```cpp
struct IvfShard {
    int device = 0;
    int64_t n = 0;
    int64_t live = 0;
    const float *centroids = nullptr;
    const float *codes = nullptr;
    const int64_t *ids = nullptr;
    DevBuf centroids_buf, codes_buf, ids_buf;
    DevBuf list_off;
    DevBuf list_len;
    DevBuf xnorm;
    std::unique_ptr<FlatIndex> quant;
    hipStream_t stream = nullptr;
    DevBuf q, qn, coarse_d, coarse_i, cnt, bucket_off, item_off, cursor, bucket, slot_off, part_d, part_i, out_d, out_i;
    DevBuf qbound;
    DevBuf goff, cslot, bcnt;
    DevBuf qsplit;
    float xmax2 = -1.f;
    DevBuf nflag, flagged, fq, fD, fI, coarse_save, tmpnorm;
    DevBuf ccnt, qtot;
    DevBuf cursor2;
    uint64_t plan_batch = 0;
    int plan_nlist = 0;
    DevBuf fpd, fpi;
    DevBuf fb_total;
    DevBuf fbc_d, fbc_i, fbc_done;
    int fbc_cap = 0;
    std::vector<int64_t> h_off;
    std::vector<int64_t> h_len;
    bool owns_codes = false;
    DevBuf codes_t, tpass_off;
    int half_state = 0, half_es = 0;
    float half_rxmax = 0.f;
    DevBuf codes_h, hsplit, hits, hres;
    int i8_state = 0;
    float i8_rxmax = -1.f;
    int64_t i8_tiled = 0;
    DevBuf codes_i8, xs8, xr8, qi8, qs8, qres8, qhn2, qhn;
    int auto8 = 0, auto8_over = 0;
// ... 101 lines not shown
                                int kout, int metric, const float *Q, const float *codes, int d, const int64_t *ids,
                                int64_t label_offset, const int64_t *probes, const int64_t *list_off,
                                const int *list_len, int nlist, float *cpd, long long *cpi, unsigned *done, float *D,
                                int64_t *I, unsigned long long *total, hipStream_t st,
                                unsigned long long *host_word = nullptr, unsigned host_seq = 0);
int ivf_mfma_h_group(int d);
void ivf_mh_stats_report();
int ivf_scan_sublists();
int64_t ivf_half_pass_bytes(int d);
int64_t ivf_half_qsplit_bytes(int64_t nq, int d);
bool ivf_mfma_h_supported(int d, int k);
void launch_ivf_max_abs(const float *x, int64_t cnt, unsigned *out, hipStream_t st);
void launch_ivf_tile_half(const float *codes, const int64_t *list_off, const int *list_len, const int64_t *tpass_off,
                          int nlist, int64_t total_pass, int d, float scale, void *dst, hipStream_t st,
                          const int64_t *pass_ids = nullptr);
void launch_ivf_half_residual(const float *codes, int64_t n, int d, float scale, unsigned *out, hipStream_t st);
void launch_ivf_scan_mfma_h(int64_t nq, const void *qsplit, const float *its, float *qres, const float *qn, int d,
                            int metric, const void *codes_h, const int64_t *tpass_off, const float *xn,
                            const int64_t *list_off, const int *list_len, const int *cnt, const int *bucket_off,
                            const int *item_off, const int *bucket, const int *slot_off, int nlist, int nprobe, int k,
                            int64_t max_items, unsigned *qbound, float *pd, int *pi, hipStream_t st, int sub = 0,
                            int i8mode = 0, const float *xs8 = nullptr, const float *xr8 = nullptr,
                            const float *qhn = nullptr,
                            int phase = 0, const int *goff = nullptr);
bool ivf_seed_supported(int nprobe, int kslot);
void launch_ivf_seed_bound(const float *pa_d, const int *pa_i, const int *slot_off, int nprobe, int64_t nq, int kslot,
                           int64_t nrows, unsigned *qbound, float *cd, int *ci, int *cslot, int *bcnt, hipStream_t st);
int ivf_mfma_i8_group(int d);
int64_t ivf_i8_pass_bytes(int d);
int64_t ivf_i8_qimg_bytes(int64_t nq, int d);
bool ivf_mfma_i8_supported(int d, int k);
void launch_ivf_tile_i8(const float *codes, const int64_t *list_off, const int *list_len, const int64_t *tpass_off,
                        int nlist, int64_t total_pass, int d, void *dst, float *xs8, float *xr8, unsigned *nonfin,
                        hipStream_t st, const int64_t *pass_ids = nullptr);
void launch_ivf_split_queries_i8(const float *Q, int64_t nq, int d, void *qi8, float *qs8, float *qres8,
                                 float *qhn2, float *qhn, hipStream_t st);
void launch_ivf_split_queries_h(const float *Q, int64_t nq, int d, int es, void *qsplit, float *its, float *qres,
                                float *qn, hipStream_t st);
int flat_bf16_waves(int64_t nq);
int flat_bf16_tile_rows();
int flat_bf16_topk_kmax(int64_t nq);
int flat_gemm_topk_bf_kmax(int np);
size_t flat_bf16_img_bytes(int64_t n, int d, int R);
void launch_b16_tile_rows(const float *X, int64_t n, int d, int R, void *out, hipStream_t st);
void launch_b16_row_residual2(const float *X, int64_t n, int d, float *out, hipStream_t st);
void launch_flat_bf16_topk(const float *Q, const float *qn, int64_t nq, void *qimg, const void *ximg, const float *xn,
                           int64_t N, int d, int metric, int k, int nsplit, int64_t tiles_per_split, float *pd, int *pi,
                           const float *seed, bool image_ready, hipStream_t st);
bool flat_bf16_resumable(int64_t nq, int d, int k);
void launch_flat_bf16_k64(const void *qimg, const float *qn, int64_t nq, const void *ximg, const float *xn, int64_t N,
// ... 84 lines not shown
```

Before: 568,200 queries/s.

## Append phase-2 int8 scan candidates through per-query atomic cursors

Phase 2 of the seeded int8 IVF scan no longer writes a fixed k-slot block per (query, chunk) pair. Each wave now uses an atomicAdd on a per-query cursor to compact only its real surviving candidates into one contiguous run per query. The seed-bound kernel drops its prefix-sum over pair slots and just resets the cursor, and rerank reads the compacted count instead of count times kslot. This cuts rerank input size and the pad/empty entries it must skip, at the cost of atomic contention, a nondeterministic candidate order, and an opt-in debug stats path that syncs to the host.

```diff
diff --git a/duckdb-annsearch_amd/csrc/ivf.cpp b/duckdb-annsearch_amd/csrc/ivf.cpp
--- a/duckdb-annsearch_amd/csrc/ivf.cpp
+++ b/duckdb-annsearch_amd/csrc/ivf.cpp
@@ -517,7 +517,8 @@
         RoctxRange rr("hipann.ivf.scan");
         ScopedTiming t(ix.timer_main, st);
         if (img) {
-            auto scan_h = [&](int phase, const int *slots, int64_t items, float *pd, int *pi, int subl) {
+            auto scan_h = [&](int phase, const int *slots, int64_t items, float *pd, int *pi, int subl,
+                              int *run_cnt = nullptr) {
                 launch_ivf_scan_mfma_h(nq, i8 ? sh.qi8.p : sh.hsplit.p, i8 ? sh.qs8.get<float>() : sh.hits.get<float>(),
                                        i8 ? sh.qres8.get<float>() : sh.hres.get<float>(), cert8 ? sh.qhn2.get<float>() : qn, d,
                                        metric, i8 ? sh.codes_i8.p : sh.codes_h.p, sh.tpass_off.get<int64_t>(), sh.xnorm.get<float>(),
@@ -526,18 +527,30 @@
                                        items, qbound, pd, pi, st, subl,
                                        i8 ? 1 : 0, i8 ? sh.xs8.get<float>() : nullptr,
                                        cert8 ? sh.xr8.get<float>() : nullptr, cert8 ? sh.qhn.get<float>() : nullptr, phase,
-                                       sh.goff.get<int>());
+                                       sh.goff.get<int>(), run_cnt);
             };
             if (seeded) {
                 HIPANN_REQUIRE((int64_t)np * nq * sh.max_nch + nq < (int64_t)0x7fffffff, "too many candidate slots");
-                sh.cslot.ensure(sizeof(int) * (size_t)nq * np, sh.device);
-                sh.bcnt.ensure(sizeof(int) * (size_t)nq, sh.device);
+                HIPANN_REQUIRE((int64_t)np * sh.max_nch * kslot < (int64_t)0x7fffffff, "candidate run too long");
+                sh.run_cnt.ensure(sizeof(int) * (size_t)nq, sh.device);
                 cand_d = sh.part_d.get<float>() + (size_t)np * nq * kslot;
                 cand_i = sh.part_i.get<int>() + (size_t)np * nq * kslot;
                 scan_h(1, nullptr, ivf_max_items(nq, np, nlist, 1, 0, group), sh.part_d.get<float>(), sh.part_i.get<int>(), 1);
                 launch_ivf_seed_bound(sh.part_d.get<float>(), sh.part_i.get<int>(), sh.slot_off.get<int>(), np, nq, kslot,
-                                      sh.n, qbound, cand_d, cand_i, sh.cslot.get<int>(), sh.bcnt.get<int>(), st);
-                scan_h(2, sh.cslot.get<int>(), ivf_max_items(nq, np, nlist, sh.max_nch - 1, sh.n, group), cand_d, cand_i, 1);
+                                      sh.n, qbound, cand_d, cand_i, sh.run_cnt.get<int>(), st);
+                scan_h(2, sh.slot_off.get<int>(), ivf_max_items(nq, np, nlist, sh.max_nch - 1, sh.n, group), cand_d, cand_i, 1,
+                       sh.run_cnt.get<int>());
+                static const bool run_stats = [] { const char *e = std::getenv("HIPANN_IVF_RUN_STATS"); return e && std::atoi(e) != 0; }();
+                if (run_stats) {
+                    std::vector<int> h((size_t)nq);
+                    HIPANN_CHECK(hipMemcpyAsync(h.data(), sh.run_cnt.p, sizeof(int) * (size_t)nq, hipMemcpyDeviceToHost, st));
+                    HIPANN_CHECK(hipStreamSynchronize(st));
+                    int64_t sum = 0, over = 0;
+                    int mx = 0;
+                    for (int c : h) { sum += c; mx = std::max(mx, c); over += kSeedK + c > 4096; }
+                    std::fprintf(stderr, "HIPANN_IVF_RUN_STATS nq=%lld appended_total=%lld mean=%.1f max=%d runs_over_4096=%lld\n",
+                                 (long long)nq, (long long)sum, (double)sum / (double)nq, mx, (long long)over);
+                }
             } else {
                 scan_h(0, sh.slot_off.get<int>(), max_items, sh.part_d.get<float>(), sh.part_i.get<int>(), sub ? 1 : 0);
             }
@@ -604,7 +617,7 @@
                           sub ? 1 : 0, inline_fb ? sh.list_len.get<int>() : nullptr,
                           inline_fb ? sh.fpd.get<float>() : nullptr, inline_fb ? sh.fpi.get<long long>() : nullptr,
                           inline_fb ? sh.fb_total.get<unsigned long long>() : nullptr, fb_cap, cert8 ? 1 : 0,
-                          seeded ? sh.bcnt.get<int>() : nullptr);
+                          seeded ? sh.run_cnt.get<int>() : nullptr);
         if (fb_cap > 0)
             launch_ivf_fallback_chunks(sh.nflag.get<int>(), sh.flagged.get<int>(), fb_cap, np, fb_maxch, ivf_chunk_rows(),
                                        kout, metric, xq, sh.codes, d, sh.ids, 0, sh.coarse_i.get<int64_t>(),
diff --git a/duckdb-annsearch_amd/csrc/ivf_kernels.hip b/duckdb-annsearch_amd/csrc/ivf_kernels.hip
--- a/duckdb-annsearch_amd/csrc/ivf_kernels.hip
+++ b/duckdb-annsearch_amd/csrc/ivf_kernels.hip
@@ -1821,7 +1821,7 @@
     L.init();
     const int64_t s0 = slot_off ? slot_off[q * nprobe] : q * nprobe;
     const int64_t s1 = slot_off ? slot_off[(q + 1) * nprobe] : (q + 1) * nprobe;
-    const int64_t total = seed_cnt ? kSeedK + (int64_t)seed_cnt[q] * kslot : (s1 - s0) * kslot;
+    const int64_t total = seed_cnt ? kSeedK + (int64_t)seed_cnt[q] : (s1 - s0) * kslot;
     const int64_t first = seed_cnt ? (ivf_seed_run_slot((int)s0, q) + 1) * kslot - kSeedK : s0 * kslot;
     if constexpr (HIPANN_RR_STAMP != 0) { if (total >= 0) RR_STAMP(1); }
     pd += first;
@@ -2217,29 +2217,13 @@
 __global__ void __launch_bounds__(64 * kSeedWaves)
 ivf_seed_bound(const float *__restrict__ pa_d, const int *__restrict__ pa_i, const int *__restrict__ slot_off, int nprobe,
                int64_t nq, int kslot, int64_t nrows, unsigned *__restrict__ qbound, float *__restrict__ cd,
-               int *__restrict__ ci, int *__restrict__ cslot, int *__restrict__ bcnt) {
+               int *__restrict__ ci, int *__restrict__ cursor) {
     const int64_t q = blockIdx.x;
     if (q >= nq) return;
     const int lane = threadIdx.x & 63, wv = threadIdx.x >> 6;
     const int64_t p0 = q * nprobe;
     const int64_t s0 = ivf_seed_run_slot(slot_off[p0], q);
-    if (wv == 0) {
-        int carry = 0;
-        for (int pb = 0; pb < nprobe; pb += 64) {
-            const int p = pb + lane;
-            const int nch = p < nprobe ? slot_off[p0 + p + 1] - slot_off[p0 + p] : 0;
-            const int nb = ivf_seed_pair_slots(nch);
-            int x = nb;
-#pragma unroll
-            for (int o = 1; o < 64; o <<= 1) {
-                const int t = __shfl_up(x, o);
-                if (lane >= o) x += t;
-            }
-            if (p < nprobe) cslot[p0 + p] = (int)(s0 + 1 + carry + x - nb);
-            carry += __shfl(x, 63);
-        }
-        if (lane == 0) bcnt[q] = carry;
-    }
+    if (threadIdx.x == 0) cursor[q] = 0;
     const unsigned b = qbound[q];
     const float t = __uint_as_float((b & 0x80000000u) ? (b & 0x7fffffffu) : ~b);
     const float bound = t == t ? t : __builtin_inff();
@@ -2304,12 +2288,12 @@
 }
 
 void launch_ivf_seed_bound(const float *pa_d, const int *pa_i, const int *slot_off, int nprobe, int64_t nq, int kslot,
-                           int64_t nrows, unsigned *qbound, float *cd, int *ci, int *cslot, int *bcnt, hipStream_t st) {
+                           int64_t nrows, unsigned *qbound, float *cd, int *ci, int *cursor, hipStream_t st) {
     if (nq <= 0) return;
     HIPANN_REQUIRE(ivf_seed_supported(nprobe, kslot) && nq < (int64_t)0x7fffffff, "ivf seed bound: too many chunk-0 entries");
     static_assert(kSeedK == 64, "the seed list is one wave wide");
     hipLaunchKernelGGL(ivf_seed_bound, dim3((unsigned)nq), dim3(64 * kSeedWaves), 0, st, pa_d, pa_i, slot_off, nprobe, nq,
-                       kslot, nrows, qbound, cd, ci, cslot, bcnt);
+                       kslot, nrows, qbound, cd, ci, cursor);
     HIPANN_CHECK(hipGetLastError());
 }
 
diff --git a/duckdb-annsearch_amd/csrc/ivf_mfma.hip b/duckdb-annsearch_amd/csrc/ivf_mfma.hip
--- a/duckdb-annsearch_amd/csrc/ivf_mfma.hip
+++ b/duckdb-annsearch_amd/csrc/ivf_mfma.hip
@@ -138,10 +138,37 @@
                                                const int *__restrict__ bucket, int boff, int nprobe,
                                                const int *__restrict__ slot_off, int chunk, int k, int sub,
                                                unsigned *__restrict__ qbound, float *__restrict__ part_d,
-                                               int *__restrict__ part_i) {
+                                               int *__restrict__ part_i, int *__restrict__ cursor = nullptr) {
     const int lane = threadIdx.x & 63;
     const int wave = __builtin_amdgcn_readfirstlane(threadIdx.x >> 6);
     const int m = lane & 15, g = lane >> 4;
+    if (cursor) {
+#pragma unroll
+        for (int qt = 0; qt < QT; ++qt)
+#pragma unroll
+            for (int v = 0; v < 4; ++v) {
+                const int q = qt * 16 + 4 * g + v;
+                const uint64_t e = lst[qt][v];
+                const unsigned id = (unsigned)e;
+                const bool real = q < nqi && m < k && e != MF_EMPTY && id != MF_PAD_ID;
+                const uint64_t rm = __ballot(real);
+                if (rm) {
+                    const int n = __popc((unsigned)(rm >> (16 * g)) & 0xffffu);
+                    const int qi = n ? bucket[boff + q] / nprobe : 0;
+                    int base = 0;
+                    if (m == 0 && n) base = atomicAdd(cursor + qi, n);
+                    base = __shfl(base, lane & 48);
+                    if (m < n) {
+                        const int64_t off =
+                            (ivf_seed_run_slot(slot_off[(int64_t)qi * nprobe], qi) + 1) * (MF_WAVES * k) + base + m;
+                        part_d[off] = mf_unsortable((unsigned)(e >> 32));
+                        part_i[off] = (int)id;
+                        if (m == k - 1) atomicMin(qbound + qi, (unsigned)(e >> 32));
+                    }
+                }
+            }
+        return;
+    }
     if (!sub) {
         uint64_t *scratch = reinterpret_cast<uint64_t *>(smem);
 #pragma unroll 1
@@ -1221,7 +1248,7 @@
                                         const int *__restrict__ slot_off, int chunk, int k, int sub, float *smem,
                                         unsigned *__restrict__ qbound, float *__restrict__ part_d,
                                         int *__restrict__ part_i, const float *__restrict__ xs8,
-                                        const float *__restrict__ xr8, int stat_part) {
+                                        const float *__restrict__ xr8, int stat_part, int *__restrict__ cursor) {
     const int lane = threadIdx.x & 63;
     const int wave = __builtin_amdgcn_readfirstlane(threadIdx.x >> 6);
     const int m = lane & 15, g = lane >> 4;
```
----
TASK DESCRIPTION: Go through the listing and copy each line with the string "pragma".

EXERCISE RESULT:
-#pragma unroll
+#pragma unroll
+#pragma unroll
 #pragma unroll 1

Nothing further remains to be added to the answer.